→ PROBLEM TO WORK ON
Where a line of the data below has the string "kCfRows", copy that line.

#### DATA TO USE ####

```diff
@@ -177,7 +179,8 @@
 void launch_corrector(const Geom &g, const Fields &f, int pass, float dt_override,
                       hipStream_t s);
 void launch_boundary(const Geom &g, const Fields &f, hipStream_t s);
-void launch_correct_finish(const Geom &g, const Fields &f, float dt_override, hipStream_t s);
+bool launch_correct_finish(const Geom &g, const Fields &f, float dt_override, hipStream_t s,
+                           bool fold_step = false);
 void launch_step_reduce(const Geom &g, const Fields &f, hipStream_t s);
 void launch_publish_sums_m0(const Geom &g, const Fields &f, hipStream_t s);
 bool correct_head_ok(const Geom &g, const Fields &f);
diff --git a/cfd-demo_amd/csrc/cfd_jacobi_lds.h b/cfd-demo_amd/csrc/cfd_jacobi_lds.h
--- a/cfd-demo_amd/csrc/cfd_jacobi_lds.h
+++ b/cfd-demo_amd/csrc/cfd_jacobi_lds.h
@@ -465,6 +465,17 @@
     using M = LdsMarch<T, FAST, MODE>;
     [[maybe_unused]] constexpr bool RES = M::RES;
     __shared__ f2 lds[kLdsWaves * M::D * 64];
+    [[maybe_unused]] const int tol_enabled = g.tol_enabled;
+    [[maybe_unused]] const float p_tol = g.p_tol;
+    auto fold = [&]() {
+        if constexpr (MODE == 1) {
+            if (lag == 0) return;
+            int *words = reinterpret_cast<int *>(lds);
+            if (!last_workgroup_out(ctl->fold_ticket, words)) return;
+            uint32_t *err_slots = res_slots - (size_t)(it + T - 1) * kResSlots * kResStride;
+            solve_finalize_work(tol_enabled, p_tol, ctl, err_slots, pass, it + T, 0, par + 1, 0, words + 1);
+        }
+    };
 #if CFD_LDS_STAMP
     const unsigned long long st_rt0 = __builtin_amdgcn_s_memrealtime();
     const unsigned long long st_t0 = __builtin_amdgcn_s_memtime();
@@ -487,7 +498,10 @@
         }
     } stamp_guard{st_rt0, st_t0, (unsigned long long)xcd_block(g)};
 #endif
-    if (pass_off(ctl, pass)) return;
+    if (pass_off(ctl, pass)) {
+        fold();
+        return;
+    }
     int nst = 0;
     if constexpr (M::SPEC) {
         if (lag > 0) {
@@ -519,12 +533,14 @@
                 if (blockIdx.x == 0 && threadIdx.x == 0) atomicAdd(&ctl->sums_launches, 1u);
                 lds_block<T, FAST, MODE, 2>(g, pa, pb, rhs, ctl, res_slots, par, out_lo, out_hi, nwc, nseg,
                                             wlo, whi, lds, nst, xcd_block(g));
+                fold();
                 return;
             }
         }
     }
     lds_block<T, FAST, MODE>(g, pa, pb, rhs, ctl, res_slots, par, out_lo, out_hi, nwc, nseg, wlo,
                              whi, lds, nst, xcd_block(g));
+    fold();
 }
 
 constexpr int kStealDepth = 16;
@@ -852,7 +868,7 @@
         }
     }
     if (rs)
-        launch_lds_t<T, 1>(g, f, pass, par, it, out_lo, out_hi, rs, s);
+        launch_lds_t<T, 1>(g, f, pass, par, it, out_lo, out_hi, rs, s, lag);
     else
         launch_lds_t<T, 0>(g, f, pass, par, it, out_lo, out_hi, rs, s);
 }
diff --git a/cfd-demo_amd/csrc/cfd_kernels.hip b/cfd-demo_amd/csrc/cfd_kernels.hip
--- a/cfd-demo_amd/csrc/cfd_kernels.hip
+++ b/cfd-demo_amd/csrc/cfd_kernels.hip
@@ -959,7 +959,7 @@
 constexpr int kCfRows = CFD_CF_ROWS;
 template <int SP, int ROWS>
 __global__ __launch_bounds__(kBlock) void k_correct_finish4m(Geom g, Fields f, float dt_override,
-                                                             int nbx) {
+                                                             int nbx, int fold) {
     Ctl *c = f.ctl;
     const int nx = g.nx;
     float du = 0.f, dv = 0.f, mu = 0.f, mv = 0.f;
@@ -1018,6 +1018,9 @@
         for (int w = 0; w < kBlock / 64; ++w) r = fmaxf(r, red[w][threadIdx.x]);
         publish_max(f.red_slots + (size_t)threadIdx.x * kResSlots * kResStride, bid, r);
     }
+    if (!fold) return;
+    __shared__ int last_s;
+    if (last_workgroup_out(c->fold_ticket + kFoldTicketStride, &last_s)) step_finalize_body(g, f);
 }
 
 
@@ -1183,13 +1186,13 @@
 }
 
 void launch_jacobi_block(const Geom &g, const Fields &f, int pass, int it, int par, int T,
-                         int out_lo, int out_hi, int res, hipStream_t s) {
+                         int out_lo, int out_hi, int res, hipStream_t s, int fin) {
     if (out_hi <= out_lo) return;
     uint32_t *rs = res ? f.err_slots + (size_t)(it + T - 1) * kResSlots * kResStride : nullptr;
     if (g.tb_kind == 4)
         launch_pipe(g, f, T, pass, it, par, out_lo, out_hi, rs, s);
     else if (g.tb_kind == 5)
-        launch_lds(g, f, T, pass, it, par, out_lo, out_hi, rs, s);
+        launch_lds(g, f, T, pass, it, par, out_lo, out_hi, rs, s, 0, rs && fin ? 1 : 0);
     else
         launch_tb1(g, f, T, pass, it, par, out_lo, out_hi, rs, s);
 }
@@ -1293,21 +1296,23 @@
 #undef CFD_LAUNCH_CH
 }
 
-void launch_correct_finish(const Geom &g, const Fields &f, float dt_override, hipStream_t s) {
+bool launch_correct_finish(const Geom &g, const Fields &f, float dt_override, hipStream_t s,
+                           bool fold_step) {
     auto a16 = [](const void *p) { return ((uintptr_t)p & 15u) == 0; };
     if (g.nx % 4 == 0 && a16(f.pp[0]) && a16(f.pp[1]) && a16(f.p) && a16(f.v) && a16(f.v_star)) {
         const int nbx = cdiv(g.nx / 4, kBlock);
         const int rows = cf_rows(g, nbx, g.nyl + 1);
         const dim3 grid(nbx * cdiv(g.nyl + 1, rows));
 #define CFD_LAUNCH_CF(SPV, RW)                                                                     \
-    hipLaunchKernelGGL((k_correct_finish4m<SPV, RW>), grid, dim3(kBlock), 0, s, g, f, dt_override, nbx)
+    hipLaunchKernelGGL((k_correct_finish4m<SPV, RW>), grid, dim3(kBlock), 0, s, g, f, dt_override, nbx, \
+                       fold_step ? 1 : 0)
         if (rows == kCfRows) {
             if (g.sp_pow2) CFD_LAUNCH_CF(1, kCfRows); else CFD_LAUNCH_CF(0, kCfRows);
         } else {
             if (g.sp_pow2) CFD_LAUNCH_CF(1, 1); else CFD_LAUNCH_CF(0, 1);
         }
 #undef CFD_LAUNCH_CF
-        return;
+        return fold_step;
     }
     const int nbx = cdiv(g.nx + 1, kBlock);
     const long ntiles = (long)nbx * (g.nyl + 1);
@@ -1316,6 +1321,7 @@
         hipLaunchKernelGGL(k_correct_finish<1>, dim3(blocks), dim3(kBlock), 0, s, g, f, dt_override, nbx);
     else
         hipLaunchKernelGGL(k_correct_finish<0>, dim3(blocks), dim3(kBlock), 0, s, g, f, dt_override, nbx);
+    return false;
 }
 
 void launch_boundary(const Geom &g, const Fields &f, hipStream_t s) {
diff --git a/cfd-demo_amd/csrc/cfd_model.hip b/cfd-demo_amd/csrc/cfd_model.hip
--- a/cfd-demo_amd/csrc/cfd_model.hip
+++ b/cfd-demo_amd/csrc/cfd_model.hip
@@ -977,6 +977,7 @@
         const int tmax = g.tol_enabled ? 1 : t_max;
         int launches = 0;
         bool resident = false;
+        bool folded = false;
         if (!sharded()) {
             if (spec && resident_mode() && !capturing) {
                 PersistGate &gate = persist_gate(device);
@@ -1050,8 +1051,10 @@
                 for (; it < iters;) {
                     int T, lo, hi, exch;
                     plan_block((int)j0, g.nyl, g.ny, 0, it, tmax, iters, &T, &lo, &hi, &exch);
+                    const bool fin = fold_solve && pass == 0 && g.tb_kind == 5 && it + T == iters && hi > lo;
                     launch_jacobi_block(g, f, pass, it, launches, T, lo, hi, it + T == iters,
-                                        stream);
+                                        stream, fin);
+                    folded = folded || fin;
                     it += T;
                     ++launches;
                 }
@@ -1167,10 +1170,11 @@
             }
             if (evt) HIP_TRY(hipEventRecord(e1, stream));
         }
-        if (resident) {
+        if (resident || folded) {
         } else {
             launch_finalize_solve(g, f, pass, iters, pass >= 1 ? 1 : 0, launches, stream,
                                   spec ? 2 : 0);
+            ++finalize_solve_launches;
         }
         HIP_TRY(hipGetLastError());
         if (evt) {
@@ -1405,11 +1409,13 @@
         if (finish) {
             first_divergence(host_driven() ? -1 : 0);
             merge_res_allreduce = sharded() && !host_driven();
+            fold_solve = step_fold();
             int rc = host_driven() ? enqueue_solve_host_driven(nullptr) : enqueue_solve(0);
             merge_res_allreduce = false;
+            fold_solve = false;
             if (rc) return rc;
             phase_mark(1, false);
-            launch_correct_finish(g, f, dt_override, stream);
+            step_finalize_folded = launch_correct_finish(g, f, dt_override, stream, fold_step);
             phase_mark(1, true);
             HIP_TRY(hipGetLastError());
             return 0;
@@ -1457,6 +1463,18 @@
     bool step_begin_folded = false;
     bool merge_res_allreduce = false;
     bool uv_async = false;
+    bool step_fold_env = [] {
+        const char *e = getenv("CFD_STEP_FOLD");
+        return !(e && atoi(e) == 0);
+    }();
+    bool step_fold() const {
+        return step_fold_env && !sharded() && !g.tol_enabled &&
+               params.pressure_solver == CFD_SOLVER_JACOBI;
+    }
+    uint64_t finalize_solve_launches = 0, step_finalize_launches = 0;
+    bool fold_solve = false;
+    bool fold_step = false;
+    bool step_finalize_folded = false;
     int enqueue_update(bool rec_step = true) {
         if (rec_step) HIP_TRY(hipEventRecord(ev_step0, stream));
         const bool fused = params.corrector_passes == 0;
@@ -1474,7 +1492,10 @@
             rc = exchange_uv();
         }
         if (rc) return rc;
+        fold_step = fused && step_fold();
+        step_finalize_folded = false;
         rc = enqueue_piso(kNaN, fused);
+        fold_step = false;
         if (rc) return rc;
         if (!fused) launch_step_reduce(g, f, stream);
         if (!fused && f.sums_track) launch_publish_sums_m0(g, f, stream);
@@ -1482,7 +1503,10 @@
         if (sharded() && persist_env && persist_sharded_env) launch_abort_to_red(f, stream);
         rc = allreduce_max_u32(f.ctl->red, 7);
         if (rc) return rc;
-        launch_step_finalize(g, f, stream);
+        if (!step_finalize_folded) {
+            launch_step_finalize(g, f, stream);
+            ++step_finalize_launches;
+        }
         HIP_TRY(hipGetLastError());
         if (rec_step) HIP_TRY(hipEventRecord(ev_step1, stream));
         if (timing) timed_steps++;
@@ -2748,6 +2772,13 @@
     return 0;
 }
 
+int cfd_get_finalize_launches(const cfd_model *m, uint64_t *solve, uint64_t *step) {
+    if (!m || !solve || !step) return fail(CFD_EINVAL, "null argument");
+    *solve = m->finalize_solve_launches;
+    *step = m->step_finalize_launches;
+    return 0;
+}
+
 int cfd_get_resident_solves(const cfd_model *m, uint64_t *solves) {
     if (!m || !solves) return fail(CFD_EINVAL, "null argument");
     *solves = m->resident_solves;
diff --git a/include/cfd.h b/include/cfd.h
--- a/include/cfd.h
+++ b/include/cfd.h
@@ -124,6 +124,7 @@
 int cfd_get_sums_bounds(cfd_model *m, uint32_t *state, uint32_t *m0_bits, uint32_t *rm_bits);
 int cfd_get_comm_calls(const cfd_model *m, uint64_t *n);
 int cfd_get_recoveries(const cfd_model *m, uint64_t *n);
+int cfd_get_finalize_launches(const cfd_model *m, uint64_t *solve, uint64_t *step);
 int cfd_get_resident_solves(const cfd_model *m, uint64_t *solves);
 int cfd_get_jacobi_geometry(const cfd_model *m, int persist, int *lds_pad, int *wgs_per_cu,
                             int *wave_cols, int *segments);
```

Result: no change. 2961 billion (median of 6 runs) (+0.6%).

####

→ EXERCISE RESPONSE
 constexpr int kCfRows = CFD_CF_ROWS;
         if (rows == kCfRows) {
             if (g.sp_pow2) CFD_LAUNCH_CF(1, kCfRows); else CFD_LAUNCH_CF(0, kCfRows);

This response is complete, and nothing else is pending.